**Exercise objective:**
Go through the entries below and pick out every line with "auto".

--- START ---

# facebookresearch/GPU-DPF

Measured on AMD Instinct MI355X. Metric: DPFs/sec, higher is better.
Workload: dtype int32; 1 GPU; model=dpf-pir, entries=1048576, entry_size=16, prf=AES128, batch_per_gpu=512, global_batch=512, parallelism=dp1-replicated

## Files before the change

### csrc/hip/prf_device.h

```cpp
#pragma once
#include "hip_util.h"

namespace gpudpf_hip {

__device__ __forceinline__ uint4 add128(uint4 a, uint4 b) {
  u64 alo = ((u64)a.y << 32) | a.x, ahi = ((u64)a.w << 32) | a.z;
  u64 blo = ((u64)b.y << 32) | b.x, bhi = ((u64)b.w << 32) | b.z;
  u64 lo = alo + blo;
  u64 hi = ahi + bhi + (lo < alo ? 1u : 0u);
  return make_uint4((u32)lo, (u32)(lo >> 32), (u32)hi, (u32)(hi >> 32));
}

__device__ __forceinline__ u32 rotl(u32 v, int s) {
  return (v << s) | (v >> (32 - s));
}
__device__ __forceinline__ u32 rotr8(u32 v) { return (v >> 8) | (v << 24); }

__device__ __forceinline__ uint4 key_root(const int* key) {
  const int* rp = key + kKeyRootInt;
  return make_uint4((u32)rp[0], (u32)rp[1], (u32)rp[2], (u32)rp[3]);
}

__device__ __forceinline__ uint4 prf_dummy_full(uint4 seed, u32 pos) {
  unsigned __int128 s =
      ((unsigned __int128)(((u64)seed.w << 32) | seed.z) << 64) |
      (((u64)seed.y << 32) | seed.x);
  unsigned __int128 m = (unsigned __int128)(pos + 4242u);
  unsigned __int128 r = s * m + m;
  u64 lo = (u64)r, hi = (u64)(r >> 64);
  return make_uint4((u32)lo, (u32)(lo >> 32), (u32)hi, (u32)(hi >> 32));
}

template <int N>
__device__ __forceinline__ void stream_init(u32 (&x)[16][N], int pos_w,
                                            const u32 (&init)[16]) {
#pragma unroll
  for (int w = 0; w < 16; ++w)
#pragma unroll
    for (int i = 0; i < N; ++i) x[w][i] = init[w] + (w == pos_w ? i : 0);
}

template <int N>
__device__ __forceinline__ uint4 stream_out(const u32 (&x)[16][N], int i,
                                            int lo, uint4 seed) {
  return make_uint4(x[lo][i] + seed.x, x[lo - 1][i] + seed.y,
                    x[lo - 2][i] + seed.z, x[lo - 3][i] + seed.w);
}

template <int PART = 4, int N>
__device__ __forceinline__ void salsa_qr(u32 (&x)[16][N], int a, int b, int c,
                                         int d) {
  auto step = [&](int t, int p, int q, int s) {
#pragma unroll
    for (int i = 0; i < N; ++i) x[t][i] ^= rotl(x[p][i] + x[q][i], s);
  };
  step(b, a, d, 7);
  if constexpr (PART > 1) step(c, b, a, 9);
  if constexpr (PART > 2) step(d, c, b, 13);
  if constexpr (PART > 3) step(a, d, c, 18);
}

template <bool LOW, int N>
__device__ __forceinline__ void salsa12(uint4 seed, u32 pos, u32 (&x)[16][N]) {
  stream_init(x, 9, {0x65787061u, seed.w, seed.z, seed.y, seed.x, 0x6e642033u,
                     0, 0, 0, pos, 0x322d6279u, 0, 0, 0, 0, 0x7465206bu});
#pragma unroll
  for (int r = 0; r < (LOW ? 5 : 6); ++r) {
    salsa_qr(x, 0, 4, 8, 12);
    salsa_qr(x, 5, 9, 13, 1);
    salsa_qr(x, 10, 14, 2, 6);
    salsa_qr(x, 15, 3, 7, 11);
    salsa_qr(x, 0, 1, 2, 3);
    salsa_qr(x, 5, 6, 7, 4);
    salsa_qr(x, 10, 11, 8, 9);
    salsa_qr(x, 15, 12, 13, 14);
  }
  if constexpr (LOW) {
    salsa_qr<1>(x, 0, 4, 8, 12);
    salsa_qr(x, 5, 9, 13, 1);
    salsa_qr<3>(x, 10, 14, 2, 6);
    salsa_qr<2>(x, 15, 3, 7, 11);
    salsa_qr<3>(x, 5, 6, 7, 4);
  }
}

__device__ __forceinline__ uint4 salsa12_core(uint4 seed, u32 pos) {
  u32 x[16][1];
  salsa12<false>(seed, pos, x);
  return stream_out(x, 0, 4, seed);
}

__device__ __forceinline__ void salsa12_pair_core(uint4 seed, uint4& r0,
                                                  uint4& r1) {
  u32 x[16][2];
  salsa12<false>(seed, 0, x);
  r0 = stream_out(x, 0, 4, seed);
  r1 = stream_out(x, 1, 4, seed);
}

__device__ __forceinline__ void salsa12_pair_low_core(uint4 seed, u32& lo0,
                                                      u32& lo1) {
  u32 x[16][2];
  salsa12<true>(seed, 0, x);
  lo0 = x[4][0] + seed.x;
  lo1 = x[4][1] + seed.x;
}

template <int PART = 8, int N>
__device__ __forceinline__ void chacha_qr(u32 (&x)[16][N], int a, int b, int c,
                                          int d) {
  static_assert(PART >= 6 && PART <= 8, "only the tail is ever pruned");
  auto add = [&](int t, int s) {
#pragma unroll
    for (int i = 0; i < N; ++i) x[t][i] += x[s][i];
  };
  auto xor_rotl = [&](int t, int s, int r) {
#pragma unroll
    for (int i = 0; i < N; ++i) x[t][i] ^= x[s][i];
#pragma unroll
    for (int i = 0; i < N; ++i) x[t][i] = rotl(x[t][i], r);
  };
  add(a, b);  xor_rotl(d, a, 16);
  add(c, d);  xor_rotl(b, c, 12);
  add(a, b);  xor_rotl(d, a, 8);
  if constexpr (PART > 6) add(c, d);
  if constexpr (PART > 7) xor_rotl(b, c, 7);
}

template <bool LOW, int N>
__device__ __forceinline__ void chacha12(uint4 seed, u32 pos,
                                         u32 (&x)[16][N]) {
  stream_init(x, 13, {0x65787061u, 0x6e642033u, 0x322d6279u, 0x7465206bu,
                      seed.w, seed.z, seed.y, seed.x, 0, 0, 0, 0, 0, pos, 0, 0});
#pragma unroll
  for (int r = 0; r < (LOW ? 5 : 6); ++r) {
    chacha_qr(x, 0, 4, 8, 12);
    chacha_qr(x, 1, 5, 9, 13);
    chacha_qr(x, 2, 6, 10, 14);
    chacha_qr(x, 3, 7, 11, 15);
    chacha_qr(x, 0, 5, 10, 15);
    chacha_qr(x, 1, 6, 11, 12);
    chacha_qr(x, 2, 7, 8, 13);
    chacha_qr(x, 3, 4, 9, 14);
  }
  if constexpr (LOW) {
    chacha_qr<7>(x, 0, 4, 8, 12);
    chacha_qr<6>(x, 1, 5, 9, 13);
    chacha_qr(x, 2, 6, 10, 14);
    chacha_qr(x, 3, 7, 11, 15);
    chacha_qr(x, 2, 7, 8, 13);
  }
}

__device__ __forceinline__ uint4 chacha12_core(uint4 seed, u32 pos) {
  u32 x[16][1];
  chacha12<false>(seed, pos, x);
  return stream_out(x, 0, 7, seed);
}

__device__ __forceinline__ void chacha12_pair_core(uint4 seed, uint4& r0,
                                                   uint4& r1) {
  u32 x[16][2];
  chacha12<false>(seed, 0, x);
  r0 = stream_out(x, 0, 7, seed);
  r1 = stream_out(x, 1, 7, seed);
}

__device__ __forceinline__ void chacha12_pair_low_core(uint4 seed, u32& lo0,
                                                       u32& lo1) {
  u32 x[16][2];
  chacha12<true>(seed, 0, x);
  lo0 = x[7][0] + seed.x;
  lo1 = x[7][1] + seed.x;
}

constexpr int AES_COPIES = 32;
constexpr int AES_REP = AES_COPIES * 2;
constexpr int AES_LDS_WORDS = 256 * AES_REP;
constexpr u32 AES_TE2_BYTES = AES_COPIES * 4;

__host__ __device__ constexpr int aes_lds_u32(int prf) {
  return prf == PRF_AES128 ? AES_LDS_WORDS : 0;
}

__device__ __forceinline__ u32 xor3(u32 a, u32 b, u32 c) {
  return __builtin_amdgcn_bitop3_b32(a, b, c, 0x96);
}

template <int PA, int PB, int BA = 2, int BB = 2>
__device__ __forceinline__ u32 aes_sb_pair(u32 ta, u32 tb) {
  static_assert(PA != PB, "the two bytes land in different places");
  constexpr u32 sel = (0x0c0c0c0cu & ~(0xffu << (8 * PA)) &
                       ~(0xffu << (8 * PB))) |
                      ((4u + BA) << (8 * PA)) | ((u32)BB << (8 * PB));
  return __builtin_amdgcn_perm(ta, tb, sel);
}

__device__ __forceinline__ u32 bswap_rol8(u32 x) {
  return __builtin_amdgcn_perm(0u, x, 0x01020300u);
}

struct AesLds {
  u32 lane4;
  static __device__ __forceinline__ AesLds lane() {
    return AesLds{((u32)threadIdx.x & (u32)(AES_COPIES - 1)) << 2};
  }
  typedef __attribute__((address_space(3))) const u32 lds_u32;
  static __device__ __forceinline__ u32 ld(u32 byte_addr) {
    return *reinterpret_cast<lds_u32*>(byte_addr);
  }
  static __device__ __forceinline__ u32 ld_te2(u32 byte_addr) {
    return reinterpret_cast<lds_u32*>(byte_addr)[AES_TE2_BYTES / 4];
  }
  template <int K>
  __device__ __forceinline__ u32 addr_b(u32 w) const {
    return __builtin_amdgcn_perm(w, lane4, 0x0c0c0000u | ((4u + K) << 8));
  }
  template <int K>
  __device__ __forceinline__ u32 te0_b(u32 w) const { return ld(addr_b<K>(w)); }
  template <int K>
  __device__ __forceinline__ u32 te2_b(u32 w) const {
    return ld_te2(addr_b<K>(w));
  }
  template <int K>
  __device__ __forceinline__ u32 addr_kb(u32 q) const {
    return addr_b<(K + 1) & 3>(q);
  }
  template <int K>
  __device__ __forceinline__ u32 te0_kb(u32 q) const { return ld(addr_kb<K>(q)); }
  template <int K>
  __device__ __forceinline__ u32 te2_kb(u32 q) const {
    return ld_te2(addr_kb<K>(q));
  }
  static __device__ __forceinline__ u32 mix(u32 te0a, u32 te0b, u32 te2c,
                                            u32 te2d, u32 q) {
    return xor3(te0a, te2c, rotr8(xor3(te0b, te2d, q)));
  }
  struct Words { u32 a, b, c, d; };
  __device__ __forceinline__ Words col_issue(u32 a, u32 b, u32 c, u32 d) const {
    return {te0_b<3>(a), te0_b<2>(b), te2_b<1>(c), te2_b<0>(d)};
  }
  static __device__ __forceinline__ u32 mix(const Words& l, u32 q) {
    return mix(l.a, l.b, l.c, l.d, q);
  }
  __device__ __forceinline__ Words last_issue(u32 a, u32 b, u32 c,
                                              u32 d) const {
    return {te0_b<3>(a), te0_b<2>(b), te0_b<1>(c), te0_b<0>(d)};
  }
  static __device__ __forceinline__ u32 last(const Words& l, u32 q) {
    return xor3(aes_sb_pair<0, 3>(l.a, l.b), aes_sb_pair<2, 1>(l.c, l.d), q);
  }
  __device__ __forceinline__ Words key_issue(u32 q3) const {
    return {te0_b<2>(q3), te0_b<1>(q3), te0_b<0>(q3), te0_b<3>(q3)};
  }
  static __device__ __forceinline__ u32 key(const Words& l, u32 q0) {
    return xor3(aes_sb_pair<3, 2>(l.a, l.b), aes_sb_pair<1, 0>(l.c, l.d), q0);
  }
};

template <int PRF>
__device__ __forceinline__ void aes_stage_table(
    u32* lds0, const u32* __restrict__ aes_tabs) {
  if constexpr (PRF == PRF_AES128) {
    for (int idx = (int)threadIdx.x; idx < AES_LDS_WORDS;
         idx += (int)blockDim.x)
      lds0[idx] = aes_tabs[(((idx >> 5) & 1) << 9) + (idx >> 6)];
  }
}
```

--- END ---

**Answer to the problem:**
  auto step = [&](int t, int p, int q, int s) {
  auto add = [&](int t, int s) {
  auto xor_rotl = [&](int t, int s, int r) {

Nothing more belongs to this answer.